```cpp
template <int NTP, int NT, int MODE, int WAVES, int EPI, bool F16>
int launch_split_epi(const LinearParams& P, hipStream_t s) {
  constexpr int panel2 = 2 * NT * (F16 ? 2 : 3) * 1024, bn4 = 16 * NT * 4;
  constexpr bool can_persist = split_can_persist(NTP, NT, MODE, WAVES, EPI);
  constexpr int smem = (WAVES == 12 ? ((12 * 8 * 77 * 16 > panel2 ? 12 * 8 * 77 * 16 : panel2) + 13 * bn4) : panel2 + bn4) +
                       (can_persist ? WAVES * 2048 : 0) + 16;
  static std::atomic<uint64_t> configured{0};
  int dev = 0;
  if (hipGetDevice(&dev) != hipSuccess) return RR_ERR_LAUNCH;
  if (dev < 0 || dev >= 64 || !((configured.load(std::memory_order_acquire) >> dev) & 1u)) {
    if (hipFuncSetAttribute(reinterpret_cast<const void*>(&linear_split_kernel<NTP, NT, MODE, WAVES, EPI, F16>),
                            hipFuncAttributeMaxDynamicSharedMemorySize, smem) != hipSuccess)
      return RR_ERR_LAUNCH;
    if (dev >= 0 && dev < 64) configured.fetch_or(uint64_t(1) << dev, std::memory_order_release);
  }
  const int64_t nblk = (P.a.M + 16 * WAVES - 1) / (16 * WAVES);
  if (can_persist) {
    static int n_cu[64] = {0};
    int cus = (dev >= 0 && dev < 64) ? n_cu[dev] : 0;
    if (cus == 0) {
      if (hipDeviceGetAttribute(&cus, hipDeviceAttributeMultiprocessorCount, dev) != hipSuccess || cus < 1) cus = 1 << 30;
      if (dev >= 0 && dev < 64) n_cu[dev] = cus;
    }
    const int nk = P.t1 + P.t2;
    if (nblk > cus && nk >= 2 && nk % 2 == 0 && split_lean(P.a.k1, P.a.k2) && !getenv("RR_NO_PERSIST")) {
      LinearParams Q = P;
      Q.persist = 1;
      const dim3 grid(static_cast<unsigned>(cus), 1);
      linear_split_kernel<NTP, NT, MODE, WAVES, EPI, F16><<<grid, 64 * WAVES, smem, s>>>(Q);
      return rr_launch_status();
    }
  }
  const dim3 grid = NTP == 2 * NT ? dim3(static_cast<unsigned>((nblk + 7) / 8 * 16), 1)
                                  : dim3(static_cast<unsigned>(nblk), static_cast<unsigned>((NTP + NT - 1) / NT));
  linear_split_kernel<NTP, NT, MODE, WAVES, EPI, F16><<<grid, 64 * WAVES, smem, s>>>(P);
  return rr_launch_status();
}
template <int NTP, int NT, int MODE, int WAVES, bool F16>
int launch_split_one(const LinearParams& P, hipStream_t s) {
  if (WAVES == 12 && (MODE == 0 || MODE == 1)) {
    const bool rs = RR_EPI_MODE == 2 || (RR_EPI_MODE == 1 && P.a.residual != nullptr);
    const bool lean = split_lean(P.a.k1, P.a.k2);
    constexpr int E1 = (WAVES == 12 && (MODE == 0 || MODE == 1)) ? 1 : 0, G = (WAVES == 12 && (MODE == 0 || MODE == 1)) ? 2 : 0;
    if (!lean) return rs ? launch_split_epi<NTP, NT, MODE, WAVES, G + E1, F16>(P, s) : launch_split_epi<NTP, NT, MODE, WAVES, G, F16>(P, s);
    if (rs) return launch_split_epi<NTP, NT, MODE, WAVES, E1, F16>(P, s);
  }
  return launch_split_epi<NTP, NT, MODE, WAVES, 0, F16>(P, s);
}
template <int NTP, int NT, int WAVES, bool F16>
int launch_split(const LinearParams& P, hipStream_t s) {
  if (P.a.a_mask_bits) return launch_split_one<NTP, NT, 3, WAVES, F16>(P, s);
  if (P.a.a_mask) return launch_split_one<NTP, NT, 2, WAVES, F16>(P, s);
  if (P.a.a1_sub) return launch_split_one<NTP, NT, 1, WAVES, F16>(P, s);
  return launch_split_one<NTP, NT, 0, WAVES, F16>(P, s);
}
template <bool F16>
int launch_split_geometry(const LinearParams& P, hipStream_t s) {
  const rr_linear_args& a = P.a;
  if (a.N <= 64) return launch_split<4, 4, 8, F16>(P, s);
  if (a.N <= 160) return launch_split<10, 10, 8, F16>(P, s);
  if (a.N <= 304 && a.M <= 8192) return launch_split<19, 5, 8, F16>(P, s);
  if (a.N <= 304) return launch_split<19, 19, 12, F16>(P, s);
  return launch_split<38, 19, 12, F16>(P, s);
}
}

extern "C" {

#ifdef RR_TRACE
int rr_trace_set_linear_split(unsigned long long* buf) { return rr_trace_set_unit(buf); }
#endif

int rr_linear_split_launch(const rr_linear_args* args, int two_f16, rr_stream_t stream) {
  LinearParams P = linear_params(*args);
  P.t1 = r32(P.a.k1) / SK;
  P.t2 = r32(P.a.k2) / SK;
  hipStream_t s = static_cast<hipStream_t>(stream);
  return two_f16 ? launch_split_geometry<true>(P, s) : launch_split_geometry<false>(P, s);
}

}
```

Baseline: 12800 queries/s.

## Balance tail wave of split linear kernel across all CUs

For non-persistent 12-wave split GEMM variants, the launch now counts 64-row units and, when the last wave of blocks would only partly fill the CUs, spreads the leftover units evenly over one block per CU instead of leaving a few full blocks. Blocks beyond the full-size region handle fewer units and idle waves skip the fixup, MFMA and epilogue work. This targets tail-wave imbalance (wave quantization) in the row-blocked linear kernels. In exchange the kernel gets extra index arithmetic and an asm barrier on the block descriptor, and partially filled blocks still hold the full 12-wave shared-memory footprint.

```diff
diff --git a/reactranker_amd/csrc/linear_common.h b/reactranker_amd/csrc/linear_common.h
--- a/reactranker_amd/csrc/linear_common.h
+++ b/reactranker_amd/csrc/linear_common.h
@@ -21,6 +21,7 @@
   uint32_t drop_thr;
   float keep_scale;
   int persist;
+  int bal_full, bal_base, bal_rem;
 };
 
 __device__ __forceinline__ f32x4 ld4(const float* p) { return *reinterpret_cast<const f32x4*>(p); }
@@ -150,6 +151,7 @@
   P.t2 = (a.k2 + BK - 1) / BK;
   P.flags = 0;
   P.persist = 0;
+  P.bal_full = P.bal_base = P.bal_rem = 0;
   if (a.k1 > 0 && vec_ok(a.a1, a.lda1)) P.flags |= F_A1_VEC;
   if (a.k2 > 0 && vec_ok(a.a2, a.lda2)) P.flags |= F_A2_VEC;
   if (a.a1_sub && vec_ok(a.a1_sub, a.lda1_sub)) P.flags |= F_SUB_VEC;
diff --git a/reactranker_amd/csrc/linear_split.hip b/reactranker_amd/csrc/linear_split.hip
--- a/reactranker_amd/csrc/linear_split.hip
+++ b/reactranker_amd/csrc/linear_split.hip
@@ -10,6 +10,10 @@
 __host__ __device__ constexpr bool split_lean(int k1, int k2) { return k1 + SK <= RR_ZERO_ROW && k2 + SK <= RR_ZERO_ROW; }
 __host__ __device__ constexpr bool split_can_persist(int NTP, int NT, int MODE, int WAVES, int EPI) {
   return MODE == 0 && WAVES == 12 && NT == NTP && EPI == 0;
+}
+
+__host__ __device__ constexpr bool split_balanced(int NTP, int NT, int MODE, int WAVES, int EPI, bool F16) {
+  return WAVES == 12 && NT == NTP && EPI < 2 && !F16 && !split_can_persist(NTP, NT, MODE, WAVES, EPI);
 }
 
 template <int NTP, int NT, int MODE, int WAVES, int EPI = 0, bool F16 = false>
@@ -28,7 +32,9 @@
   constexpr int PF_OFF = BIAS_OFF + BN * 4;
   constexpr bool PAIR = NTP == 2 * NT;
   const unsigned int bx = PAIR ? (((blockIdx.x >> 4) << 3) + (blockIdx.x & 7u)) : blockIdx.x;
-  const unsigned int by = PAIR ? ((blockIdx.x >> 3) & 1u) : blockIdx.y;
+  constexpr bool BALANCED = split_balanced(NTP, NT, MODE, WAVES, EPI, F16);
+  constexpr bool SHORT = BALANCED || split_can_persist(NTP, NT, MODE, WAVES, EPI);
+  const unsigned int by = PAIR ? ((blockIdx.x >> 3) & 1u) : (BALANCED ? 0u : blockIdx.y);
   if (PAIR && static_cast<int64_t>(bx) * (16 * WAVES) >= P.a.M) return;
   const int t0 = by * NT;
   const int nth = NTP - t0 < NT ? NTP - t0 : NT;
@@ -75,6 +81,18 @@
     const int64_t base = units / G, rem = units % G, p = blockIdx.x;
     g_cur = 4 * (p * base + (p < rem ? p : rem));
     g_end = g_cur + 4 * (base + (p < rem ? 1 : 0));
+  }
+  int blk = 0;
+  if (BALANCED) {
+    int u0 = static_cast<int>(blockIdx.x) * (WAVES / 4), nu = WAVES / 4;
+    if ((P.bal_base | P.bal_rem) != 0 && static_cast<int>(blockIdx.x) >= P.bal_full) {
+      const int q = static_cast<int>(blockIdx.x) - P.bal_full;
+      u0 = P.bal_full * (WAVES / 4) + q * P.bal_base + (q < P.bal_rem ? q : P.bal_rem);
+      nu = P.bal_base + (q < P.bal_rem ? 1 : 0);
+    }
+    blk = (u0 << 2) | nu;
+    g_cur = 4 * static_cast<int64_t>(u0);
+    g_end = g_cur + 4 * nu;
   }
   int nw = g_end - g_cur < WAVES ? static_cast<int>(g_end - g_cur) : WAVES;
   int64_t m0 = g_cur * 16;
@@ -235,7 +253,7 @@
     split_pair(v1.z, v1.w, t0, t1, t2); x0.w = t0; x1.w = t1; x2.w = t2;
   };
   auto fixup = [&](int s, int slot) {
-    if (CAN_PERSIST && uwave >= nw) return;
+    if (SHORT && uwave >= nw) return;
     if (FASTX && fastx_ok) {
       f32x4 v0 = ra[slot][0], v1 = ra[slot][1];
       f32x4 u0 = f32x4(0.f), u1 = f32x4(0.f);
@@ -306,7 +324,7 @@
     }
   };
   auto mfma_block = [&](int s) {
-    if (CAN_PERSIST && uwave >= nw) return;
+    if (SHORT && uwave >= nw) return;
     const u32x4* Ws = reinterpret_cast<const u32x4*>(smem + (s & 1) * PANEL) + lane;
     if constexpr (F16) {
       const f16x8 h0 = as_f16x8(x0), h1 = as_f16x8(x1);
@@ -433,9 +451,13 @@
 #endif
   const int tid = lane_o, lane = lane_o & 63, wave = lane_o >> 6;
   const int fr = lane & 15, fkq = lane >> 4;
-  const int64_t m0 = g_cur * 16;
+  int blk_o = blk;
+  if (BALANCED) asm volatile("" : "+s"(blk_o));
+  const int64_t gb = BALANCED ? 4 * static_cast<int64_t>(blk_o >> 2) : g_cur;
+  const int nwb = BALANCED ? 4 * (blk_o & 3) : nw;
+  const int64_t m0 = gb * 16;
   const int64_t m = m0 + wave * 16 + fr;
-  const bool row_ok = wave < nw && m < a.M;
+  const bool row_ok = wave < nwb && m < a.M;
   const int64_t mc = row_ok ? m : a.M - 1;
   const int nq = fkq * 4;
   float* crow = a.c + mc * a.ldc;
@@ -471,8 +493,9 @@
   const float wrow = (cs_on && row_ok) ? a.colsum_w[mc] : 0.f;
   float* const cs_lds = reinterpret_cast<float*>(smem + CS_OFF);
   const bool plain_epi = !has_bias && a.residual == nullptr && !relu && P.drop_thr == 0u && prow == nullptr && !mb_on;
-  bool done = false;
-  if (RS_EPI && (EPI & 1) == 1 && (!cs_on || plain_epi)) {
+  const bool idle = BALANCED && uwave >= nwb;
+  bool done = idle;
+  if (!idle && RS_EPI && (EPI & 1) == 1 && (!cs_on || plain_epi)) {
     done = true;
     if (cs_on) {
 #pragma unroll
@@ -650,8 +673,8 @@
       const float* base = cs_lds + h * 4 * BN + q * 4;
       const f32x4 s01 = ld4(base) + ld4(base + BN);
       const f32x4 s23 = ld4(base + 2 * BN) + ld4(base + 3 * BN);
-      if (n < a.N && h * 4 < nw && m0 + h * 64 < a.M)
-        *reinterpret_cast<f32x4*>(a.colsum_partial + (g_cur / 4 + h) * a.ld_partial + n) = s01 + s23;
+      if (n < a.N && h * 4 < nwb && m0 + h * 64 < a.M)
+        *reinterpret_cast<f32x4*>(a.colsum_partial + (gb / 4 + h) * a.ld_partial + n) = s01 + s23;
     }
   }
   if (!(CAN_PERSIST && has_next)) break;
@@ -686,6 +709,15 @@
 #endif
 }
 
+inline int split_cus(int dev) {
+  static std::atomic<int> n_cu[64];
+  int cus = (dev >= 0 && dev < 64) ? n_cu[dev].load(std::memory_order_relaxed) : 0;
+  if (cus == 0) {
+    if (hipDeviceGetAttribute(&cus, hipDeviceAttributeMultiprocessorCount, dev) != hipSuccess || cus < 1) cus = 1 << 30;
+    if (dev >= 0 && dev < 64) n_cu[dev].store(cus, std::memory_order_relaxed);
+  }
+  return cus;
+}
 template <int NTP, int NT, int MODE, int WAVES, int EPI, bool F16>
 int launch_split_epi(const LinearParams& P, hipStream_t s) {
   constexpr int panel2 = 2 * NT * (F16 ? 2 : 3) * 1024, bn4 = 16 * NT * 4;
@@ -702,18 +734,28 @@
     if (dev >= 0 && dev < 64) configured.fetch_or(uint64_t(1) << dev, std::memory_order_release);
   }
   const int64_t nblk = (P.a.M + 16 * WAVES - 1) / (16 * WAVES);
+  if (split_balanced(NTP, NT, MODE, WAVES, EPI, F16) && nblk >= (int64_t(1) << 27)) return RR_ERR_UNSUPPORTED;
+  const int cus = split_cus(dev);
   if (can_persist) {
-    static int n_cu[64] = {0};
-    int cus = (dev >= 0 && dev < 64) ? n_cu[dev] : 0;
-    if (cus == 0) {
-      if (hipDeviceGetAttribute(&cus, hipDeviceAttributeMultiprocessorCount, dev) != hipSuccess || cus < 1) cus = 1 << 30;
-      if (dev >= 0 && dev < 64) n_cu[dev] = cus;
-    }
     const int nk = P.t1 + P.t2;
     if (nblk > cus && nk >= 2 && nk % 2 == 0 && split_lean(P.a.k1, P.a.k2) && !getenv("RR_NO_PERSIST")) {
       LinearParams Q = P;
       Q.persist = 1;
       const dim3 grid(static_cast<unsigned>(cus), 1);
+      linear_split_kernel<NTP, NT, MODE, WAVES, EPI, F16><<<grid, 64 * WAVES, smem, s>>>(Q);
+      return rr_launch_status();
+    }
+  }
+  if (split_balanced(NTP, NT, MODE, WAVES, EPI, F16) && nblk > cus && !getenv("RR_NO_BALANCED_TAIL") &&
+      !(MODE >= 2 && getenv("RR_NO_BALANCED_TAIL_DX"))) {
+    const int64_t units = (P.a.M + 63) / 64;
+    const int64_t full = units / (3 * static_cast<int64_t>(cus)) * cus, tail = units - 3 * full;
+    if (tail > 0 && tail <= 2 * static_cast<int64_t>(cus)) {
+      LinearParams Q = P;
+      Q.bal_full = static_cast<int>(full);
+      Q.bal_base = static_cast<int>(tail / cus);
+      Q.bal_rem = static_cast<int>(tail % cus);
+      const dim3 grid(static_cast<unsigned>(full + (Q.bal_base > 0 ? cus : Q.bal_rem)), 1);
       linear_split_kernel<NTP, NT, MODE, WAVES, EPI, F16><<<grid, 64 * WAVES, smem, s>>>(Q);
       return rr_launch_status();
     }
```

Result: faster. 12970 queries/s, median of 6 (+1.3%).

************

> _Exercise brief_: When a line above contains the string "csrc", copy that line.

> _Task answer_:
diff --git a/reactranker_amd/csrc/linear_common.h b/reactranker_amd/csrc/linear_common.h
--- a/reactranker_amd/csrc/linear_common.h
+++ b/reactranker_amd/csrc/linear_common.h
diff --git a/reactranker_amd/csrc/linear_split.hip b/reactranker_amd/csrc/linear_split.hip
--- a/reactranker_amd/csrc/linear_split.hip
+++ b/reactranker_amd/csrc/linear_split.hip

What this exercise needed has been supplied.